Context budget management: At 128K tokens, you have room to let context accumulate naturally in most calls. For very long sessions (customer support calls running 60+ minutes), implement a summarization step before the context window fills. The Realtime API does not auto-truncate — it will error if context overflows.

Cost floor for volume: If you are modeling a large deployment, start with gpt-realtime-mini pricing and layer in gpt-realtime-2 only where the capability gap is measurable.
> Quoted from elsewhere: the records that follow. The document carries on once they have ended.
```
int wga_cigar_class_sums(wga_ctx* c, const wga_cigar_batch* b, wga_class_sums* d_sums) {
  int rc = ctx_bind(c);
  if (rc) return rc;
  if ((rc = check_batch(b))) return rc;
  if (b->n == 0) return WGA_OK;
  if (!d_sums) return fail(WGA_E_INVALID_ARG, "d_sums null", nullptr);
  wga_ctx::ClassTab& t = c->class_tab;
  const CallKey key = class_tab_key(b);
  t.cache.take(key, false);
  u64 nt = n_tiles(b->n_ops);
  if (nt == 0) {
    RT_CHECK(rt_memset(d_sums, 0, (size_t)b->n * sizeof(wga_class_sums), c->stream));
    return WGA_OK;
  }
  const size_t tile_bytes = ((size_t)nt * sizeof(wga_tile_sum) + 63) & ~(size_t)63;
  const size_t need = tile_bytes + (size_t)b->n * sizeof(wga_class_sums);
  if ((rc = t.buf.reserve(c, need, need + need / 4))) return rc;
  t.tiles = (wga_tile_sum*)t.buf.mem;
  t.rec_sums = (wga_class_sums*)((char*)t.buf.mem + tile_bytes);
// ... 24 lines not shown
  RT_CHECK(rt_memset(d_diag, 0xFF, (size_t)b->n * sizeof(wga_rec_diag), c->stream));
  u64 nt = n_tiles(b->n_ops);
  if (nt == 0) return WGA_OK;
  wga_tile_sum* tiles;
  wga_class_sums* rec_sums;
  wga_ctx::ClassTab& t = c->class_tab;
  const bool kept = t.cache.take(class_tab_key(b), true);
  if (nt > 0x7FFFFFFFull) return fail(WGA_E_INVALID_ARG, "batch too large for one launch", nullptr);
  const bool stream = c->pseudo_variant == 3;
  const size_t tile_bytes = kept ? 0 : ((size_t)nt * sizeof(wga_tile_sum) + 255) & ~(size_t)255;
  const size_t sums_bytes = kept ? 0 : ((size_t)b->n * sizeof(wga_class_sums) + 255) & ~(size_t)255;
  const size_t rec_bytes = stream ? ((size_t)b->n * sizeof(wga_rec_desc) + 255) & ~(size_t)255 : 0;
  const size_t desc_bytes = stream ? (size_t)nt * sizeof(wga_tile_desc) : 0;
  const size_t list_bytes = stream ? 2 * (size_t)nt * sizeof(u32) : 0;
  const u32 job_tiles = job_tiles_for(c->expand_job_tiles, nt);
  const u64 jobs = (nt + job_tiles - 1) / job_tiles;
  const size_t flag_bytes = stream ? (((size_t)nt + 255) & ~(size_t)255) : 0;
  const size_t skip_bytes = stream ? (((size_t)jobs * sizeof(u32) + 255) & ~(size_t)255) : 0;
  const size_t zero_bytes = stream ? 256 + flag_bytes + skip_bytes : 0;
  void* ws = nullptr;
  if (tile_bytes + sums_bytes + rec_bytes + desc_bytes + list_bytes + zero_bytes)
    if ((rc = ctx_scratch(c, tile_bytes + sums_bytes + rec_bytes + desc_bytes + list_bytes + zero_bytes, &ws))) return rc;
  c->pseudo_counts = nullptr;
  if (kept) {
    tiles = t.tiles;
    rec_sums = t.rec_sums;
  } else {
    tiles = (wga_tile_sum*)ws;
    rec_sums = (wga_class_sums*)((char*)ws + tile_bytes);
    RT_CHECK(rt_memset(rec_sums, 0, (size_t)b->n * sizeof(wga_class_sums), c->stream));
    WGA_LAUNCH(k_class_tiles, (u32)((nt + 3) / 4), WGA_BLOCK, c->stream, b->d_ops,
               (const u64*)b->d_op_off, b->n, (u64)b->n_ops, tiles, rec_sums);
    LAUNCH_CHECK();
  }
  PseudoArgs a;
  a.ops = b->d_ops;
  a.op_off = (const u64*)b->d_op_off;
  a.strand_neg = b->d_strand_neg;
  a.n = b->n;
  a.n_ops = b->n_ops;
  a.tiles = tiles;
  a.rec_sums = rec_sums;
  a.base_mode = base_mode;
  a.q_fa = d_q_fa;
  a.q_fa_bytes = q_fa_bytes;
  a.q_src_off = (const u64*)d_q_src_off;
  a.q_src_len = (const u64*)d_q_src_len;
  a.skip = (const u64*)d_skip;
  a.out = d_out;
  a.dst_off = (const u64*)d_dst_off;
  a.diag = d_diag;
  a.tile_count = nullptr;
  a.tile_list = nullptr;
  if (stream) {
    char* const base = (char*)ws + tile_bytes + sums_bytes;
    wga_rec_desc* const recs = (wga_rec_desc*)base;
    wga_tile_desc* const tdesc = (wga_tile_desc*)(base + rec_bytes);
    u32* const list_wide = (u32*)(base + rec_bytes + desc_bytes);
    u32* const list_fast = list_wide + nt;
    u32* const counts = (u32*)(base + rec_bytes + desc_bytes + list_bytes);
    u8* const tile_flag = (u8*)counts + 256;
    u32* const job_skip = (u32*)(tile_flag + flag_bytes);
    RT_CHECK(rt_memset(counts, 0, zero_bytes, c->stream));
    WGA_LAUNCH(k_pseudo_rec_desc, (b->n + 255u) / 256u, WGA_BLOCK, c->stream, b->n, (const wga_class_sums*)rec_sums, b->d_strand_neg,
               base_mode ? (const u64*)d_q_src_off : nullptr, base_mode ? (const u64*)d_q_src_len : nullptr, (const u64*)d_skip,
               (const u64*)d_dst_off, (const u64*)b->d_op_off, (u64)q_fa_bytes, recs, tile_flag);
    LAUNCH_CHECK();
    WGA_LAUNCH(k_tile_base, (u32)((nt + 255) / 256), WGA_BLOCK, c->stream, (const u64*)b->d_op_off, (u64)b->n_ops,
               (const wga_tile_sum*)tiles, (const wga_rec_desc*)recs, tdesc, 1, (const u8*)tile_flag, job_tiles, 0, job_skip, counts,
               list_fast, list_wide);
    LAUNCH_CHECK();
    c->pseudo_counts = counts;
    ExpandArgs e;
    memset(&e, 0, sizeof(e));
    e.ops = b->d_ops;
    e.op_off = (const u64*)b->d_op_off;
    e.n_ops = b->n_ops;
    e.tdesc = tdesc;
    e.recs = recs;
    e.q_fa = base_mode ? d_q_fa : nullptr;
    e.q_fa_bytes = base_mode ? q_fa_bytes : 0;
    e.out = d_out;
    e.diag = d_diag;
    e.n_rec = b->n;
    e.job_tiles = job_tiles;
    e.job_skip = job_skip;
    if (base_mode)
      WGA_LAUNCH(k_pafpseudo_stream, (u32)((jobs + 1) / 2), 128u, c->stream, e);
    else
      WGA_LAUNCH(k_pafpseudo_stream_sym, (u32)((jobs + 1) / 2), 128u, c->stream, e);
    LAUNCH_CHECK();
    const u32 side_grid = nt < 256 ? (u32)nt : 256u;
    a.tile_count = counts;
    a.tile_list = list_fast;
    if (base_mode)
      WGA_LAUNCH(k_pafpseudo_fill_list<true>, side_grid, WGA_BLOCK, c->stream, a);
    else
      WGA_LAUNCH(k_pafpseudo_fill_list<false>, side_grid, WGA_BLOCK, c->stream, a);
    LAUNCH_CHECK();
    a.tile_count = counts + 1;
    a.tile_list = list_wide;
    if (base_mode)
      WGA_LAUNCH(k_pafpseudo_fill_list<true>, side_grid, WGA_BLOCK, c->stream, a);
    else
      WGA_LAUNCH(k_pafpseudo_fill_list<false>, side_grid, WGA_BLOCK, c->stream, a);
    LAUNCH_CHECK();
    return WGA_OK;
  }
  if (base_mode)
    WGA_LAUNCH(k_pafpseudo_fill<true>, (u32)nt, WGA_BLOCK, c->stream, a);
  else
    WGA_LAUNCH(k_pafpseudo_fill<false>, (u32)nt, WGA_BLOCK, c->stream, a);
  LAUNCH_CHECK();
  return WGA_OK;
}

}
```

wgatools_amd/csrc/wga_k6_pafpseudo.h:

```cpp
#ifndef WGA_K6_PAFPSEUDO_H
#define WGA_K6_PAFPSEUDO_H

#include "wga_kernels.h"

struct PseudoArgs {
  const u32* ops;
  const u64* op_off;
  const u8* strand_neg;
  u32 n;
  u64 n_ops;
  const wga_tile_sum* tiles;
  const wga_class_sums* rec_sums;
  int base_mode;
  const u8* q_fa;
  u64 q_fa_bytes;
  const u64* q_src_off;
  const u64* q_src_len;
  const u64* skip;
  u8* out;
  const u64* dst_off;
  wga_rec_diag* diag;
  const u32* tile_count;
  const u32* tile_list;
};
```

The 53x audio input price difference is not small.


Builder Checklist

  • Remove OpenAI-Beta: realtime=v1 header from all WebSocket connections
  • Update model ID from gpt-4o-realtime-preview to gpt-realtime-2 or gpt-realtime-mini
  • Add session.type to all session init payloads
  • Rename event handlers: response.text.deltaresponse.output_text.delta
  • Handle conversation.item.added and conversation.item.done instead of conversation.item.created
  • Move audio output config to session.audio.output
  • Switch to POST /v1/realtime/client_secrets for browser/WebRTC clients
  • Set reasoning_effort in session config (default low; tune per use case)
  • Verify concurrent event handling is async in your WebSocket client
  • Audit audio token budget: user audio at 1 token/100ms, assistant audio at 1 token/50ms
  • Evaluate gpt-realtime-mini vs. gpt-realtime-2 for each call type by volume × capability requirement

The Realtime API beta was shut down May 12, 2026. If you have production traffic on gpt-4o-realtime-preview, it is already failing. Migration is not optional.